A Venezuelan government statement Thursday said that President Hugo Chavez, who has been secreted inside a Cuban hospital since undergoing surgery on Dec. 11, was facing “complications” from “a severe lung infection.” As has been the case throughout his nearly two-year bout with cancer, details of the strongman’s condition, treatment and prognosis are unavailable. But Venezuelans are bracing themselves for the death of the caudillo who has ruled them — and wrecked their once-prosperous country — over the past 13 years. The United States and its Latin American allies need to prepare, as well.

Chavez’s condition arrived at a critical moment: He is due to be sworn in next Thursday for another six-year term in office. Having won re-election in October after assuring Venezuelans that he was fully cured, the president disappeared soon afterward; in his last appearance before departing for Cuba, he appointed foreign minister Nicolas Maduro as his vice president and political successor. If Chavez is too ill to attend his inauguration, authorities are saying, they will simply delay it — a stretch of the constitution’s ambiguous wording. But when and if he dies, the constitution is clear: A new election for president should be held within 30 days.

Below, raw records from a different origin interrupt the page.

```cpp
__global__ void ghost_setup_kernel(const int* erow3, const int* ecol3, const float* ed03, const int* row_ptr3,
                                   const int* deg3, int n3, int id_src, int id_dst, int* erow, int* ecol,
                                   float* ed0, int e_cap, int* deg, int* row_ptr, int* lvl_list,
                                   const float* xframe, float* x) {
  const int total = min(row_ptr3[n3], e_cap);
  for (int p = blockIdx.x * blockDim.x + threadIdx.x; p < total; p += gridDim.x * blockDim.x) {
    const int r = erow3[p];
    erow[p] = r < 0 ? -1 : r - id_src + id_dst;
    ecol[p] = r < 0 ? 0 : ecol3[p] - id_src + id_dst;
    ed0[p] = ed03[p];
  }
  for (int i = blockIdx.x * blockDim.x + threadIdx.x; i < n3; i += gridDim.x * blockDim.x) {
    deg[id_dst + i] = deg3[i];
    row_ptr[id_dst + i] = row_ptr3[i];
    lvl_list[i] = id_dst + i;
    x[3 * (id_dst + i)] = xframe[3 * i]; x[3 * (id_dst + i) + 1] = xframe[3 * i + 1];
    x[3 * (id_dst + i) + 2] = xframe[3 * i + 2];
  }
}

__global__ __launch_bounds__(kThreads) void gather_rows_kernel(float* dst, const float* src, const int* rows, int n,
                                                               int H) {
  const int i = (blockIdx.x * kThreads + threadIdx.x) >> 6, lane = threadIdx.x & 63;
  if (i >= n) return;
  const float* a = src + (size_t)rows[i] * H;
  float* b = dst + (size_t)i * H;
  for (int k = 4 * lane; k < H; k += 256) *reinterpret_cast<float4*>(b + k) = ld4(a + k);
}

__global__ __launch_bounds__(kThreads) void canon_fill_kernel(float* h, const int* lvl, const int* twin_local,
                                                              int n_lig, int n_nodes, int ghost_base, int lo,
                                                              int hi, int H, float* pq = nullptr, int ldpq = 0) {
  const int i = n_lig + ((blockIdx.x * kThreads + threadIdx.x) >> 6), lane = threadIdx.x & 63;
// ... 221 lines not shown
```

### diffsbdd_amd/csrc/lig_head.h

```cpp
#pragma once
#include "common.h"

namespace dsbdd {

struct LigHeadArgs {
  const float* h; int H;
  const float* WoT; int ldo; const float* bo; int J;
  const float* W0T; int ld0; const float* b0; int n_hid;
  const float* W1T; int ld1; const float* b1; int n_out;
  const float* x; const float* x_in; int n_lig; int n_nodes;
  float* eps_lig; int dl; int* status;
};

constexpr int kHeadRows = 16;
constexpr int kHeadKC = 32;

__global__ __launch_bounds__(kThreads) void lig_head_kernel(LigHeadArgs p) {
  __shared__ __attribute__((aligned(16))) float sH[kHeadRows * 256];
  __shared__ float sO[kHeadRows * 128];
  __shared__ float sW[kHeadKC * 128];
  __shared__ float sD[kHeadRows * 64];
  const int t = threadIdx.x;
  const int r0 = blockIdx.x * kHeadRows;
  const int nr = min(kHeadRows, p.n_lig - r0);
// ... 53 lines not shown
    if (r >= nr) continue;
    float a = 0.f;
    for (int j = 0; j < p.n_hid; ++j) a = fmaf(sD[r * 64 + j], p.W1T[(size_t)j * p.ld1 + c], a);
    p.eps_lig[(size_t)(r0 + r) * p.dl + 3 + c] = a + p.b1[c];
  }
  bool nan = false;
  if (t < 3 * nr) {
    const int r = t / 3, k = t - 3 * r;
    const float v = p.x[3 * (size_t)(r0 + r) + k] - p.x_in[3 * (size_t)(r0 + r) + k];
    nan = v != v;
    p.eps_lig[(size_t)(r0 + r) * p.dl + k] = v;
  }
  {
    const int n_poc3 = 3 * (p.n_nodes - p.n_lig);
    const int per = (n_poc3 + gridDim.x - 1) / gridDim.x;
    const int lo = 3 * p.n_lig + blockIdx.x * per, hi = min(lo + per, 3 * p.n_nodes);
    for (int i = lo + t; i < hi; i += kThreads) {
      const float v = p.x[i] - p.x_in[i];
      nan = nan || (v != v);
    }
  }
  if (nan) atomicOr(p.status, 1);
}

inline bool lig_head_fits(const LigHeadArgs& a) {
  return a.H % kHeadKC == 0 && a.H <= 256 && a.J <= 128 && a.n_hid <= 64 && a.n_out <= 64 && a.n_lig > 0;
}

inline hipError_t launch_lig_head(hipStream_t s, const LigHeadArgs& a) {
  hipLaunchKernelGGL(lig_head_kernel, dim3((a.n_lig + kHeadRows - 1) / kHeadRows), dim3(kThreads), 0, s, a);
  return hipGetLastError();
}

}
```

Measured before the change: 38.69.

## Fuse per-sample edge build and level pruning into two front kernels; add lig_head2

Adds a per-sample path, used when pruning is on, that builds the radius graph in two block-per-sample kernels (count, then fill). The coordinates are staged in LDS, and level assignment, degree counting, segment prefix sums, level lists and padding are all computed in those kernels, replacing the longer sequence of build_edges and level kernels. It also adds a variant ligand output head that uses 8-row tiles, keeps the small MLP weights in LDS and register-prefetches the output weights. The aim is fewer launches and less global round-tripping per denoising step, at the cost of one block per sample with 1024 threads, which could underuse the GPU for small batches, and of heavy LDS use.

```diff
diff --git a/diffsbdd_amd/csrc/engine_state.h b/diffsbdd_amd/csrc/engine_state.h
--- a/diffsbdd_amd/csrc/engine_state.h
+++ b/diffsbdd_amd/csrc/engine_state.h
@@ -169,6 +169,8 @@
   int level_rows = 0;
   int fold_scan = 1;
   int lig_head = 1;
+  int front = 1;
+  int front_parts = 2;
   int edge_bperm = 1;
   int profile = 0;
   int64_t prof_call = 0;
@@ -269,11 +271,12 @@
   const std::pair<const char*, int*> off_on_zero[] = {
       {"DSBDD_GRAPH", &e->use_graph}, {"DSBDD_EDGE_BPERM", &e->edge_bperm}, {"DSBDD_COORD_SPLIT", &e->coord_split},
       {"DSBDD_NODE_GROUP", &e->node_group}, {"DSBDD_PRUNE", &e->prune}, {"DSBDD_LIG_HEAD", &e->lig_head},
-      {"DSBDD_NODE_CHAIN", &e->chain}};
+      {"DSBDD_NODE_CHAIN", &e->chain}, {"DSBDD_FRONT", &e->front}};
   for (const auto& sw : off_on_zero) if (env_int(sw.first, &v) && v == 0) *sw.second = 0;
   const std::pair<const char*, int*> on_nonzero[] = {{"DSBDD_LEVEL_ROWS", &e->level_rows}, {"DSBDD_FORK", &e->fork_front}};
   for (const auto& sw : on_nonzero) if (env_int(sw.first, &v)) *sw.second = v != 0;
   if (env_int("DSBDD_FOLD_SCAN", &v)) e->fold_scan = v > 0 ? 1 : 0;
+  if (env_int("DSBDD_FRONT_PARTS", &v, true)) e->front_parts = (int)(v & 3);
   if (env_int("DSBDD_GRANULE16", &v, true)) e->granule16 = (unsigned)v;
   if (env_int("DSBDD_SPLITK", &v, true)) e->splitk = (unsigned)v;
   if (env_int("DSBDD_EMU", &v)) e->emu = (v == 6 || v == 9) ? (int)v : 0;
diff --git a/diffsbdd_amd/csrc/forward.h b/diffsbdd_amd/csrc/forward.h
--- a/diffsbdd_amd/csrc/forward.h
+++ b/diffsbdd_amd/csrc/forward.h
@@ -197,6 +197,31 @@
           HIP_TRY(hipGetLastError());
         }
       }
+    } else if (prune && e->front && (e->front_parts & 1)) {
+      FrontArgs fa{};
+      fa.x = e->x; fa.n_nodes = N; fa.cut = cutoffs_of(c);
+      fa.deg = e->deg; fa.act_flag = e->act_flag;
+      fa.row_ptr = e->row_ptr; fa.erow = e->erow; fa.ecol = e->ecol; fa.ed0 = e->ed0; fa.e_cap = (int)e->cap_edges;
+      fa.seg_tot = e->node_base; fa.seg_base = e->seg_base;
+      if (split0)
+        fa.l2 = EdgeList2{e->deg2, e->row_ptr2, e->erow2, e->ecol2, e->ed02, (int)e->cap_edges,
+                          SegAlign{e->node_batch, e->lig_off, e->poc_off, nlig, B, e->scan_tmp2, e->seg_base2}};
+      fa.seg_tot2 = e->edge_base;
+      fa.lv = LevelArgs{e->node_batch, e->lig_off, e->poc_off, nlig, B, e->lvl, e->deg, e->row_ptr, e->erow, e->ecol,
+                        e->ed0, e->seg_rows, e->seg_edges, e->node_base, e->edge_base, e->lvl_cnt, e->lvl_end,
+                        e->lvl_list, e->row_ptrL, e->erowL, e->ecolL, e->ed0L, (int)e->cap_edgesL, e->lvl_stats,
+                        n_ghost, (int)ghost_slots, (int)e->cap_edges, nullptr, nullptr};
+      fa.status = status;
+      mean_in_levels = n_mlp == 2;
+      if (mean_in_levels) { fa.lv.mean_x = e->x; fa.lv.mean_out = e->mean; }
+      if (!e->lvl_stats_zeroed) {
+        HIP_TRY(zero_async(e->lvl_stats, 128, s));
+        e->lvl_stats_zeroed = true;
+      }
+      hipLaunchKernelGGL(front_count_kernel, dim3(B), dim3(kFrontThreads), 0, s, fa);
+      HIP_TRY(hipGetLastError());
+      hipLaunchKernelGGL(front_fill_kernel, dim3(B), dim3(kFrontThreads), 0, s, fa);
+      HIP_TRY(hipGetLastError());
     } else {
       EdgeList2 l2{e->deg2, e->row_ptr2, e->erow2, e->ecol2, e->ed02, (int)e->cap_edges,
                    SegAlign{e->node_batch, e->lig_off, e->poc_off, nlig, B, e->scan_tmp2, e->seg_base2}};
@@ -481,7 +506,7 @@
                    W[DSBDD_G_ATOM_DEC_W1T], pad4(a), W[DSBDD_G_ATOM_DEC_B1], a,
                    e->x, e->x_in, nlig, N, eps_lig, dl, status};
     if (e->lig_head && !eps_pocket && !c.update_pocket_coords && lig_head_fits(lh)) {
-      HIP_TRY(launch_lig_head(s, lh));
+      HIP_TRY(e->front && (e->front_parts & 2) && lig_head2_fits(lh) ? launch_lig_head2(s, lh) : launch_lig_head(s, lh));
       return DSBDD_OK;
     }
     HIP_TRY(nl(s, e->h, H, H, nullptr, 0, 0, W[DSBDD_G_EMBOUT_WT], JP, W[DSBDD_G_EMBOUT_B], nullptr, 0, e->hout, JP,
diff --git a/diffsbdd_amd/csrc/graph.h b/diffsbdd_amd/csrc/graph.h
--- a/diffsbdd_amd/csrc/graph.h
+++ b/diffsbdd_amd/csrc/graph.h
@@ -234,10 +234,12 @@
                                                  float* mean, float (*red)[kThreads]) {
   const int b = blockIdx.x, t = threadIdx.x;
   const int l0 = lig_off[b], l1 = lig_off[b + 1], p0 = n_lig + poc_off[b], p1 = n_lig + poc_off[b + 1];
-  float s0 = 0.f, s1 = 0.f, s2 = 0.f;
-  for (int i = l0 + t; i < l1; i += kThreads) { s0 += x[3 * i]; s1 += x[3 * i + 1]; s2 += x[3 * i + 2]; }
-  for (int i = p0 + t; i < p1; i += kThreads) { s0 += x[3 * i]; s1 += x[3 * i + 1]; s2 += x[3 * i + 2]; }
-  red[0][t] = s0; red[1][t] = s1; red[2][t] = s2;
+  if (t < kThreads) {
+    float s0 = 0.f, s1 = 0.f, s2 = 0.f;
+    for (int i = l0 + t; i < l1; i += kThreads) { s0 += x[3 * i]; s1 += x[3 * i + 1]; s2 += x[3 * i + 2]; }
+    for (int i = p0 + t; i < p1; i += kThreads) { s0 += x[3 * i]; s1 += x[3 * i + 1]; s2 += x[3 * i + 2]; }
+    red[0][t] = s0; red[1][t] = s1; red[2][t] = s2;
+  }
   __syncthreads();
   for (int o = kThreads / 2; o > 0; o >>= 1) {
     if (t < o) { red[0][t] += red[0][t + o]; red[1][t] += red[1][t + o]; red[2][t] += red[2][t + o]; }
@@ -424,6 +426,367 @@
   pads(e_run);
 }
 
+constexpr int kFrontThreads = 1024;
+constexpr int kFrontTile = 1024;
+
+struct FrontArgs {
+  const float* x; int n_nodes; Cutoffs cut;
+  int* deg; int* act_flag;
+  int* row_ptr; int* erow; int* ecol; float* ed0; int e_cap;
+  int* seg_tot; int* seg_base;
+  EdgeList2 l2; int* seg_tot2;
+  LevelArgs lv;
+  int* status;
+};
+
+struct FrontTileLds { float x[3 * kFrontTile]; int lvl[kFrontTile]; int deg[kFrontTile]; int deg2[kFrontTile]; };
+struct FrontPosLds { int nat[kFrontTile]; int two[kFrontTile]; int lev[kFrontTile]; };
+
+__device__ __forceinline__ int front_node(int c, int nl, int l0, int p0) { return c < nl ? l0 + c : p0 + (c - nl); }
+
+__device__ __forceinline__ void front_stage_x(FrontTileLds& T, const float* x, int nl, int np, int l0, int p0) {
+  const int n = min(nl + np, kFrontTile);
+  for (int c = threadIdx.x; c < n; c += kFrontThreads) {
+    const int j = front_node(c, nl, l0, p0);
+    T.x[3 * c] = x[3 * j]; T.x[3 * c + 1] = x[3 * j + 1]; T.x[3 * c + 2] = x[3 * j + 2];
+  }
+}
+
+__device__ __forceinline__ bool front_test(const FrontTileLds& T, const float* x, int c, int j, bool valid, float xi,
+                                           float yi, float zi, int has, float cutoff, float& d2) {
+  d2 = 0.f;
+  if (valid) {
+    float xj, yj, zj;
+    if (c < kFrontTile) { xj = T.x[3 * c]; yj = T.x[3 * c + 1]; zj = T.x[3 * c + 2]; }
+    else { xj = x[3 * j]; yj = x[3 * j + 1]; zj = x[3 * j + 2]; }
+    const float dx = xi - xj, dy = yi - yj, dz = zi - zj;
+    d2 = dx * dx + dy * dy + dz * dz;
+  }
+  return valid && (!has || __fsqrt_rn(d2) <= cutoff);
+}
+
+__device__ __forceinline__ int front_get(const int* tile, const int* glob, int c, int j) {
+  return c < kFrontTile ? tile[c] : glob[j];
+}
+__device__ __forceinline__ void front_row_x(const FrontTileLds& T, const float* x, int r, int i, float& xi, float& yi,
+                                            float& zi) {
+  if (r < kFrontTile) { xi = T.x[3 * r]; yi = T.x[3 * r + 1]; zi = T.x[3 * r + 2]; }
+  else { xi = x[3 * i]; yi = x[3 * i + 1]; zi = x[3 * i + 2]; }
+}
+__device__ __forceinline__ int front_lvl(const FrontTileLds& T, const int* lvl, int c, int j) {
+  return c < kFrontTile ? T.lvl[c] : lvl[j];
+}
+__device__ __forceinline__ void front_set_lvl(FrontTileLds& T, int* lvl, int c, int j, int v) {
+  lvl[j] = v;
+  if (c < kFrontTile) T.lvl[c] = v;
+}
+
+__global__ __launch_bounds__(kFrontThreads) void front_count_kernel(FrontArgs a) {
+  __shared__ FrontTileLds T;
+  __shared__ int s_rows[kLevels], s_edges[kLevels], s_nat[2], s_two[2];
+  __shared__ float s_red[3][kThreads];
+  const LevelArgs& v = a.lv;
+  if (v.mean_out) sample_mean_body(v.mean_x, v.lig_off, v.poc_off, v.n_lig, v.mean_out, s_red);
+  const int b = blockIdx.x, t = threadIdx.x, lane = t & 63, w = t >> 6;
+  constexpr int NW = kFrontThreads / 64;
+  const int l0 = v.lig_off[b], l1 = v.lig_off[b + 1];
+  const int p0 = v.n_lig + v.poc_off[b], p1 = v.n_lig + v.poc_off[b + 1];
+  const int nl = l1 - l0, np = p1 - p0, nc = nl + np;
+  const float* x = a.x;
+  if (t < kLevels) { s_rows[t] = 0; s_edges[t] = 0; }
+  if (t < 2) { s_nat[t] = 0; s_two[t] = 0; }
+  front_stage_x(T, x, nl, np, l0, p0);
+  __syncthreads();
+  for (int r = w; r < nc; r += NW) {
+    const int i = front_node(r, nl, l0, p0);
+    int L = 0;
+    if (r >= nl) {
+      float xi, yi, zi;
+      front_row_x(T, x, r, i, xi, yi, zi);
+      bool hit = false;
+      for (int c0 = 0; c0 < nl && !hit; c0 += 64) {
+        const int c = c0 + lane;
+        float d2;
+        hit = __ballot(front_test(T, x, c, l0 + c, c < nl, xi, yi, zi, a.cut.has_i, a.cut.ci, d2)) != 0ull;
+      }
+      L = hit ? 1 : kLevels - 1;
+    }
+    if (lane == 0) front_set_lvl(T, v.lvl, r, i, L);
+  }
+  __syncthreads();
+  for (int r = w; r < nc; r += NW) {
+    const int i = front_node(r, nl, l0, p0);
+    const bool il = r < nl;
+    float xi, yi, zi;
+    front_row_x(T, x, r, i, xi, yi, zi);
+    const bool far = !il && front_lvl(T, v.lvl, r, i) == kLevels - 1;
+    int cnt = 0, cnt_lig = 0;
+    bool near = false;
+#pragma unroll 1
+    for (int seg = 0; seg < 2; ++seg) {
+      const int c_begin = seg == 0 ? 0 : nl, c_end = seg == 0 ? nl : nc;
+      const bool jl = seg == 0;
+      const int has = (il && jl) ? a.cut.has_l : ((!il && !jl) ? a.cut.has_p : a.cut.has_i);
+      const float cu = (il && jl) ? a.cut.cl : ((!il && !jl) ? a.cut.cp : a.cut.ci);
+      for (int c0 = c_begin; c0 < c_end; c0 += 64) {
+        const int c = c0 + lane;
+        const bool valid = c < c_end;
+        const int j = front_node(c, nl, l0, p0);
+        float d2;
+        const bool pass = front_test(T, x, c, j, valid, xi, yi, zi, has, cu, d2);
+        cnt += __popcll(__ballot(pass));
+        if (far && !jl) near = near || (__ballot(pass && front_lvl(T, v.lvl, c, j) == 1) != 0ull);
+      }
+      if (seg == 0) cnt_lig = cnt;
+    }
+    if (lane == 0) {
+      a.deg[i] = cnt;
+      if (a.l2.deg) a.l2.deg[i] = il ? cnt : cnt_lig;
+      if (r < kFrontTile) { T.deg[r] = cnt; T.deg2[r] = il ? cnt : cnt_lig; }
+      if (a.act_flag) a.act_flag[i] = (il || cnt_lig > 0) ? 1 : 0;
+      if (near) front_set_lvl(T, v.lvl, r, i, 2);
+    }
+  }
+  for (int k = 3; k < kLevels - 1; ++k) {
+    __syncthreads();
+    for (int r = nl + w; r < nc; r += NW) {
+      const int i = p0 + (r - nl);
+      if (front_lvl(T, v.lvl, r, i) != kLevels - 1) continue;
+      float xi, yi, zi;
+      front_row_x(T, x, r, i, xi, yi, zi);
+      bool hit = false;
+      for (int c0 = nl; c0 < nc && !hit; c0 += 64) {
+        const int c = c0 + lane;
+        const int j = p0 + (c - nl);
+        float d2;
+        const bool pass = front_test(T, x, c, j, c < nc, xi, yi, zi, a.cut.has_p, a.cut.cp, d2);
+        hit = __ballot(pass && front_lvl(T, v.lvl, c, j) == k - 1) != 0ull;
+      }
+      if (hit && lane == 0) front_set_lvl(T, v.lvl, r, i, k);
+    }
+  }
+  __syncthreads();
+  for (int r = t; r < nc; r += kFrontThreads) {
+    const int i = front_node(r, nl, l0, p0);
+    const int L = r < nl ? 0 : front_lvl(T, v.lvl, r, i), d = front_get(T.deg, a.deg, r, i);
+    if (r >= nl) atomicAdd(&s_rows[L], 1);
+    atomicAdd(&s_edges[L], d);
+    atomicAdd(&s_nat[r < nl ? 0 : 1], d);
+    if (a.l2.deg) atomicAdd(&s_two[r < nl ? 0 : 1], front_get(T.deg2, a.l2.deg, r, i));
+  }
+  __syncthreads();
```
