template <int NB>
__host__ __device__ constexpr bool ss_in_half(int half, int jbp, int jb) {
  if (half == 0) return true;
  const bool first = NB == 8   ? (jbp < 5 || (jbp == 5 && jb < 3))
                     : NB == 7 ? (jbp < 4 || (jbp == 4 && jb < 4))
                     : NB == 6 ? (jbp < 4 || (jbp == 4 && jb < 1))
                               : (jbp == 1 || jbp == 2);
  return first == (half == 1);
}
template <int PAN>
constexpr int ss_batch_rows() { return PAN == 2 ? 24 : SS_BR; }
// ... 907 lines not shown
template <int DP, int DC, int NQ, bool SPECK>
static hipError_t launch_ss_feat_i(const SuffstatLaunch& b, hipStream_t stream) {
  constexpr int BR = ft_batch_rows(DP), LD = lds_row_stride(DP);
  const size_t shmem = (size_t)(2 * BR * LD + 2 * BR * ft_qld(NQ)) * sizeof(double);
  auto kern = suffstat_feat_kernel<DP, DC, NQ, SPECK>;
  static LdsGrant grant;
  if (hipError_t e = grant_dynamic_lds(reinterpret_cast<const void*>(kern), shmem, grant); e != hipSuccess) return e;
  hipLaunchKernelGGL(kern, dim3((unsigned)(b.nchunks * ft_nslice(DP, DC, NQ))), dim3(64 * ft_waves(DP)), shmem, stream, b);
  return hipGetLastError();
}
template <int DP, int DC, int NQ>
static hipError_t launch_ss_feat_q(const SuffstatLaunch& b, hipStream_t stream) {
  return b.speck_skip ? launch_ss_feat_i<DP, DC, NQ, true>(b, stream) : launch_ss_feat_i<DP, DC, NQ, false>(b, stream);
}
template <int DP, int DC>
static hipError_t launch_ss_feat_d(const SuffstatLaunch& a, hipStream_t stream) {
  SuffstatLaunch b = a;
  const int range = ft_range(DP, a.K);
  for (int k0 = 0; k0 < a.K; k0 += range) {
    b.klast0 = k0;
    const int nq = ((a.K - k0 < range ? a.K - k0 : range) + 3) / 4;
    hipError_t e = hipErrorInvalidValue;
    switch (ft_instance_quads(nq)) {
      case 2: e = launch_ss_feat_q<DP, DC, 2>(b, stream); break;
      case 4: e = launch_ss_feat_q<DP, DC, 4>(b, stream); break;
      case 5: e = launch_ss_feat_q<DP, DC, 5>(b, stream); break;
      case 6: e = launch_ss_feat_q<DP, DC, 6>(b, stream); break;
      case 7: e = launch_ss_feat_q<DP, DC, 7>(b, stream); break;
      case 8: e = launch_ss_feat_q<DP, DC, 8>(b, stream); break;
      case 16:
        if constexpr (DP == 128) e = launch_ss_feat_q<DP, DC, 16>(b, stream);
        break;
    }
    if (e != hipSuccess) return e;
  }
  return hipSuccess;
}
template <int DP>
static hipError_t launch_ss_feat_w(const SuffstatLaunch& a, hipStream_t stream) {
  if constexpr (DP <= 48) {
    if (a.DC == DP - 4) return launch_ss_feat_d<DP, DP - 4>(a, stream);
    if (a.DC == DP - 12) return launch_ss_feat_d<DP, DP - 12>(a, stream);
  }
  if (a.DC == DP - 8) return launch_ss_feat_d<DP, DP - 8>(a, stream);
  if (a.DC != 0 && a.DC != DP) return hipErrorInvalidValue;
  return launch_ss_feat_d<DP, DP>(a, stream);
}
static hipError_t launch_ss_feat(const SuffstatLaunch& a, hipStream_t stream) {
  switch (a.DP) {
    case 32: return launch_ss_feat_w<32>(a, stream);
    case 48: return launch_ss_feat_w<48>(a, stream);
    case 64: return launch_ss_feat_w<64>(a, stream);
    case 80: return launch_ss_feat_w<80>(a, stream);
    case 96: return launch_ss_feat_w<96>(a, stream);
    case 112: return launch_ss_feat_w<112>(a, stream);
    case 128: return launch_ss_feat_w<128>(a, stream);
  }
  return hipErrorInvalidValue;
}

That will be a critical test of Venezuela’s post-Chavez direction. The ruler’s inner circle, which has been gathering around him in Cuba, may consider postponing the election or even calling it off. Their fear — and that of the Castro regime in Cuba — is that a fair vote would be won by opposition leader Henrique Capriles, who lost the October presidential ballot but is more popular than Maduro. Maduro is Cuba’s candidate, the successor most likely to ensure continued deliveries of the heavily subsidized Venezuelan oil that is keeping the Communist regime afloat.

That’s why the first responsibility of the United States and Venezuelan neighbors such as Brazil should be to insist that the presidential election be held and that it be free and fair. The State Department rightly made that demand public on Thursday, following recent private contacts between officials of the two governments. The administration should be prepared to respond quickly if Chavez’s followers or military leaders — some of whom are under U.S. sanction for drug trafficking — attempt a coup.

Whoever succeeds Chavez will face a catastrophic economic situation. To win re-election, Chavez spent wildly last year, increasing the budget deficit to 20 percent of gross domestic product; his successor will be forced to order a sharp and painful devaluation. That will only worsen already high inflation and shortages of staple foods. When poor Venezuelans realize that lavish pre-election promises of new apartments and appliances won’t be delivered, anger toward the new leader may swell.

Sadly, the economic pain caused by Chavez could, after his death, help create a political movement that will revere his memory. Forty years after the death of Juan Peron, Peronism still haunts and holds back Argentina. If Venezuela is to escape a similar curse, Chavez’s successors will have to balance economic stabilization against the need to build a political system where democracy, and not autocratic populism, can thrive.